Search code examples
pythonregexstringregex-lookarounds

Regex negative lookahead string with special character python


It's about content dimensions on a website. This link checker tool supports Python Regex. With the link checker I want to get information about just one content dimension.

I'd like to match all except the one with the string de_de (for the --no-follow-url option).

https://www.example.com/int_en
https://www.example.com/int_de
https://www.example.com/de_de  ##should not match or all others should match
https://www.example.com/be_de
https://www.example.com/fr_fr
https://www.example.com/gb_en
https://www.example.com/us_en
https://www.example.com/ch_de
https://www.example.com/ch_it
https://www.example.com/shop

I'm stuck somewhere inbetween these approaches:

https:\/\/www.example.com\/\bde\_de
https:\/\/www.example.com\/[^de]{2,3}[^de]
https:\/\/www.example.com\/[a-z]{2,3}\_[^d][^e]
https:\/\/www.example.com\/([a-z]{2,3}\_)(?!^de$)
https:\/\/www.example.com\/[a-z]{2,3}\_
https:\/\/www.example.com\/(?!^de\_de$)

How can I use a negative lookahead to match a string with a special character (underscore)?

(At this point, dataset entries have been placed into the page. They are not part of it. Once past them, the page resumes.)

# LordLiang/DrawingSpinUp

Measured on AMD Instinct MI355X. Metric: drawings/sec end-to-end (512x512, 6 views, 24 frames), higher is better.
Workload: dtype f16 (diffusion) / f16 table + f32 MLP (NSR) / f32 (stage-1 deformable convolutions, IS-Net, contour) / f32 with bf16 x 3 products (stage-2 convolutions; the reference: cuDNN TF32)

## Files before the change

### drawingspinup_amd/csrc/adamw_dev.h

```cpp
#pragma once
#include "common.h"
#include <hip/hip_fp16.h>

struct dsu_table_adamw_args {
  float4 *p, *g, *m, *v;
  __half2* img;
  int64_t n4;
  float lr, beta1, beta2, eps, wd, bc1, bc2_sqrt;
};

__device__ __forceinline__ void dsu_table_adamw_range(const dsu_table_adamw_args& a, int64_t first,
                                                      int64_t stride) {
  const float step_size = a.lr / a.bc1;
  const float omb1 = (float)(1.0 - (double)a.beta1), omb2 = (float)(1.0 - (double)a.beta2);
  for (int64_t i = first; i < a.n4; i += stride) {
    float4 P = a.p[i], G = a.g[i], M = a.m[i], V = a.v[i];
    float* pp = &P.x; float* gg = &G.x; float* mm = &M.x; float* vv = &V.x;
#pragma unroll
    for (int k = 0; k < 4; ++k) {
      float x = pp[k];
      x -= a.lr * a.wd * x;
      const float mk = mm[k] + (gg[k] - mm[k]) * omb1;
      const float vk = a.beta2 * vv[k] + omb2 * gg[k] * gg[k];
      const float denom = sqrtf(vk) / a.bc2_sqrt + a.eps;
      x -= step_size * mk / denom;
      pp[k] = x; mm[k] = mk; vv[k] = vk;
    }
    a.p[i] = P; a.m[i] = M; a.v[i] = V;
    a.g[i] = make_float4(0.0f, 0.0f, 0.0f, 0.0f);
    a.img[2 * i] = __floats2half2_rn(P.x, P.y);
    a.img[2 * i + 1] = __floats2half2_rn(P.z, P.w);
  }
}
```

### drawingspinup_amd/csrc/nsr_driver.hip

```cpp
#include "common.h"
#include "adamw_dev.h"

#include <math.h>
#include <string.h>

#include <mutex>
#include <vector>

namespace {

constexpr int N_GEO = 64 * 23 + 64 + 13 * 64 + 13;
constexpr int N_TEX = 64 * 16 + 64 + 64 * 64 + 64 + 3 * 64 + 3;
constexpr int N_SMALL = (64 * 23 + 64 + 64) + (13 * 64 + 13 + 13) + N_TEX + 1;

__device__ __forceinline__ uint4 philox(uint4 c, uint2 k) {
#pragma unroll
  for (int i = 0; i < 10; ++i) {
    const uint32_t hi0 = __umulhi(0xD2511F53u, c.x), lo0 = 0xD2511F53u * c.x;
    const uint32_t hi1 = __umulhi(0xCD9E8D57u, c.z), lo1 = 0xCD9E8D57u * c.z;
    c = make_uint4(hi1 ^ c.y ^ k.x, lo1, hi0 ^ c.w ^ k.y, lo0);
    k.x += 0x9E3779B9u;
    k.y += 0xBB67AE85u;
  }
  return c;
}
__device__ __forceinline__ float u01(uint32_t x) { return (float)(x >> 8) * (1.0f / 16777216.0f); }

__global__ __launch_bounds__(256) void nsr_draw_kernel(uint64_t seed, int64_t step, int32_t n_rays,
                                                       int32_t V, int32_t H, int32_t W,
                                                       int64_t* __restrict__ index,
                                                       int64_t* __restrict__ px,
                                                       int64_t* __restrict__ py,
                                                       float* __restrict__ jitter, int32_t n_random,
                                                       float* __restrict__ pts_random,
                                                       float* __restrict__ perturb) {
  const int i = blockIdx.x * blockDim.x + threadIdx.x;
  const uint2 key = make_uint2((uint32_t)seed, (uint32_t)(seed >> 32));
  const uint32_t s0 = (uint32_t)step, s1 = (uint32_t)((uint64_t)step >> 32);
  if (i < n_rays) {
    const uint4 r = philox(make_uint4((uint32_t)i, 0u, s0, s1), key);
    index[i] = (int64_t)(r.x % (uint32_t)V);
    px[i] = (int64_t)(r.y % (uint32_t)W);
    py[i] = (int64_t)(r.z % (uint32_t)H);
    jitter[i] = u01(r.w);
  }
  if (i < n_random) {
    const uint4 a = philox(make_uint4((uint32_t)i, 1u, s0, s1), key);
    const uint4 b = philox(make_uint4((uint32_t)i, 2u, s0, s1), key);
    pts_random[3 * i] = u01(a.x) * 2.0f - 1.0f;
    pts_random[3 * i + 1] = u01(a.y) * 2.0f - 1.0f;
    pts_random[3 * i + 2] = u01(a.z) * 2.0f - 1.0f;
    const float u1 = 1.0f - u01(b.x), u2 = u01(b.y), u3 = 1.0f - u01(b.z), u4 = u01(b.w);
    const float r1 = sqrtf(-2.0f * logf(u1)), r2 = sqrtf(-2.0f * logf(u3));
    perturb[3 * i] = r1 * cosf(6.28318530717958648f * u2);
    perturb[3 * i + 1] = r1 * sinf(6.28318530717958648f * u2);
    perturb[3 * i + 2] = r2 * cosf(6.28318530717958648f * u4);
  }
}

struct SmallArgs {
  float *w0_v, *w0_g, *b0, *w1_v, *w1_g, *b1;
  float* tex[6];
  float* variance;
  float* g_geo;
  float* g_tex;
  float* d_inv;
  float *m, *v;
  float *w0_eff, *w1_eff, *inv_s;
  float* zero_terms;
  const float* terms;
  float* terms_out;
  float lr_geo, lr_tex, lr_var, beta1, beta2, eps, wd, bc1, bc2_sqrt;
  int32_t update;
};

__device__ __forceinline__ void adamw_elem(float& x, float g, float& m, float& v, float lr,
                                           const SmallArgs& a) {
  const float omb1 = (float)(1.0 - (double)a.beta1), omb2 = (float)(1.0 - (double)a.beta2);
  x -= lr * a.wd * x;
  m = m + (g - m) * omb1;
  v = a.beta2 * v + omb2 * g * g;
  const float denom = sqrtf(v) / a.bc2_sqrt + a.eps;
  x -= (lr / a.bc1) * m / denom;
}

__global__ __launch_bounds__(1024) void small_update_kernel(SmallArgs a, dsu_table_adamw_args ta) {
  if (blockIdx.x > 0) {
    dsu_table_adamw_range(ta, (int64_t)(blockIdx.x - 1) * 1024 + threadIdx.x,
                          (int64_t)(gridDim.x - 1) * 1024);
    return;
  }
  __shared__ float s_g[N_GEO];
  __shared__ float s_v0[64 * 23], s_v1[13 * 64];
  __shared__ float s_gain[77], s_norm[77], s_dot[77];
  const int t = threadIdx.x;
  for (int i = t; i < 64 * 23; i += 1024) s_v0[i] = a.w0_v[i];
  for (int i = t; i < 13 * 64; i += 1024) s_v1[i] = a.w1_v[i];
  if (t < 77) s_gain[t] = t < 64 ? a.w0_g[t] : a.w1_g[t - 64];
  if (a.update)
    for (int i = t; i < N_GEO; i += 1024) s_g[i] = a.g_geo[i];
  __syncthreads();
  if (a.update) {
    if (t < 77) {
      const bool l0 = t < 64;
      const int r = l0 ? t : t - 64, cols = l0 ? 23 : 64;
      const float* vrow = (l0 ? s_v0 : s_v1) + r * cols;
      const float* grow = (l0 ? s_g : s_g + 64 * 23 + 64) + r * cols;
      float nn = 0.0f, dot = 0.0f;
      for (int c = 0; c < cols; ++c) {
        nn += vrow[c] * vrow[c];
        dot += grow[c] * vrow[c];
      }
      s_norm[t] = sqrtf(nn);
      s_dot[t] = dot;
    }
    __syncthreads();
    int off = 0;
    for (int i = t; i < 64 * 23; i += 1024) {
      const int r = i / 23;
      const float nrm = s_norm[r];
      const float g = (s_gain[r] / nrm) * (s_g[i] - s_v0[i] * s_dot[r] / (nrm * nrm));
      float x = s_v0[i], m = a.m[off + i], v = a.v[off + i];
      adamw_elem(x, g, m, v, a.lr_geo, a);
      a.w0_v[i] = x; a.m[off + i] = m; a.v[off + i] = v;
      s_v0[i] = x;
    }
    off += 64 * 23;
    float new_gain = 0.0f;
    if (t < 64) {
      float x = s_gain[t], m = a.m[off + t], v = a.v[off + t];
      adamw_elem(x, s_dot[t] / s_norm[t], m, v, a.lr_geo, a);
      a.w0_g[t] = x; a.m[off + t] = m; a.v[off + t] = v;
      new_gain = x;
    }
    off += 64;
    if (t < 64) {
      float x = a.b0[t], m = a.m[off + t], v = a.v[off + t];
      adamw_elem(x, s_g[64 * 23 + t], m, v, a.lr_geo, a);
      a.b0[t] = x; a.m[off + t] = m; a.v[off + t] = v;
    }
    off += 64;
    for (int i = t; i < 13 * 64; i += 1024) {
      const int r = i / 64;
      const float nrm = s_norm[64 + r];
      const float g = (s_gain[64 + r] / nrm) *
                      (s_g[64 * 23 + 64 + i] - s_v1[i] * s_dot[64 + r] / (nrm * nrm));
      float x = s_v1[i], m = a.m[off + i], v = a.v[off + i];
      adamw_elem(x, g, m, v, a.lr_geo, a);
      a.w1_v[i] = x; a.m[off + i] = m; a.v[off + i] = v;
      s_v1[i] = x;
    }
    off += 13 * 64;
    float new_gain1 = 0.0f;
    if (t < 13) {
      float x = s_gain[64 + t], m = a.m[off + t], v = a.v[off + t];
      adamw_elem(x, s_dot[64 + t] / s_norm[64 + t], m, v, a.lr_geo, a);
      a.w1_g[t] = x; a.m[off + t] = m; a.v[off + t] = v;
      new_gain1 = x;
    }
    off += 13;
    if (t < 13) {
      float x = a.b1[t], m = a.m[off + t], v = a.v[off + t];
      adamw_elem(x, s_g[64 * 23 + 64 + 13 * 64 + t], m, v, a.lr_geo, a);
      a.b1[t] = x; a.m[off + t] = m; a.v[off + t] = v;
    }
    off += 13;
    const int tn[6] = {64 * 16, 64, 64 * 64, 64, 3 * 64, 3};
    int go = 0;
    for (int k = 0; k < 6; ++k) {
      float* p = a.tex[k];
      for (int i = t; i < tn[k]; i += 1024) {
        float x = p[i], m = a.m[off + i], v = a.v[off + i];
        adamw_elem(x, a.g_tex[go + i], m, v, a.lr_tex, a);
        p[i] = x; a.m[off + i] = m; a.v[off + i] = v;
      }
      off += tn[k];
      go += tn[k];
    }
    if (t == 1023) {
      float x = a.variance[0], m = a.m[off], v = a.v[off];
      const float g = a.d_inv[0] * expf(x * 10.0f) * 10.0f;
      adamw_elem(x, g, m, v, a.lr_var, a);
      a.variance[0] = x; a.m[off] = m; a.v[off] = v;
      a.inv_s[0] = expf(x * 10.0f);
      a.d_inv[0] = 0.0f;
    }
    if (t < 3) a.zero_terms[t] = 0.0f;
    if (t >= 8 && t < 16 && a.terms_out) a.terms_out[t - 8] = a.terms[t - 8];
    __syncthreads();
    if (t < 64) s_gain[t] = new_gain;
    if (t < 13) s_gain[64 + t] = new_gain1;
    for (int i = t; i < N_GEO; i += 1024) a.g_geo[i] = 0.0f;
    for (int i = t; i < N_TEX; i += 1024) a.g_tex[i] = 0.0f;
    __syncthreads();
  } else if (t == 1023) {
    a.inv_s[0] = expf(a.variance[0] * 10.0f);
  }
  if (t < 77) {
    const bool l0 = t < 64;
    const int r = l0 ? t : t - 64, cols = l0 ? 23 : 64;
    const float* vrow = (l0 ? s_v0 : s_v1) + r * cols;
    float nn = 0.0f;
    for (int c = 0; c < cols; ++c) nn += vrow[c] * vrow[c];
    s_norm[t] = s_gain[t] / sqrtf(nn);
  }
  __syncthreads();
  for (int i = t; i < 64 * 23; i += 1024) a.w0_eff[i] = s_v0[i] * s_norm[i / 23];
  for (int i = t; i < 13 * 64; i += 1024) a.w1_eff[i] = s_v1[i] * s_norm[64 + i / 64];
}
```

Can I go with something like

(?!^de_de$)

I'm new to regex, any help or input is appreciated.


Solution

  • You could try:

    https:\/\/www.example.com\/.+?(?<!de_de)\b
    

    This matches:

    https://www.example.com/shop
    

    but not:

    https://www.example.com/de_de
    

    Pythex link here

    Explanation: here we use a negative look behind (?<!de_de) applied to a word boundary (\b). This means that we have to find a word boundary not preceded by "de_de".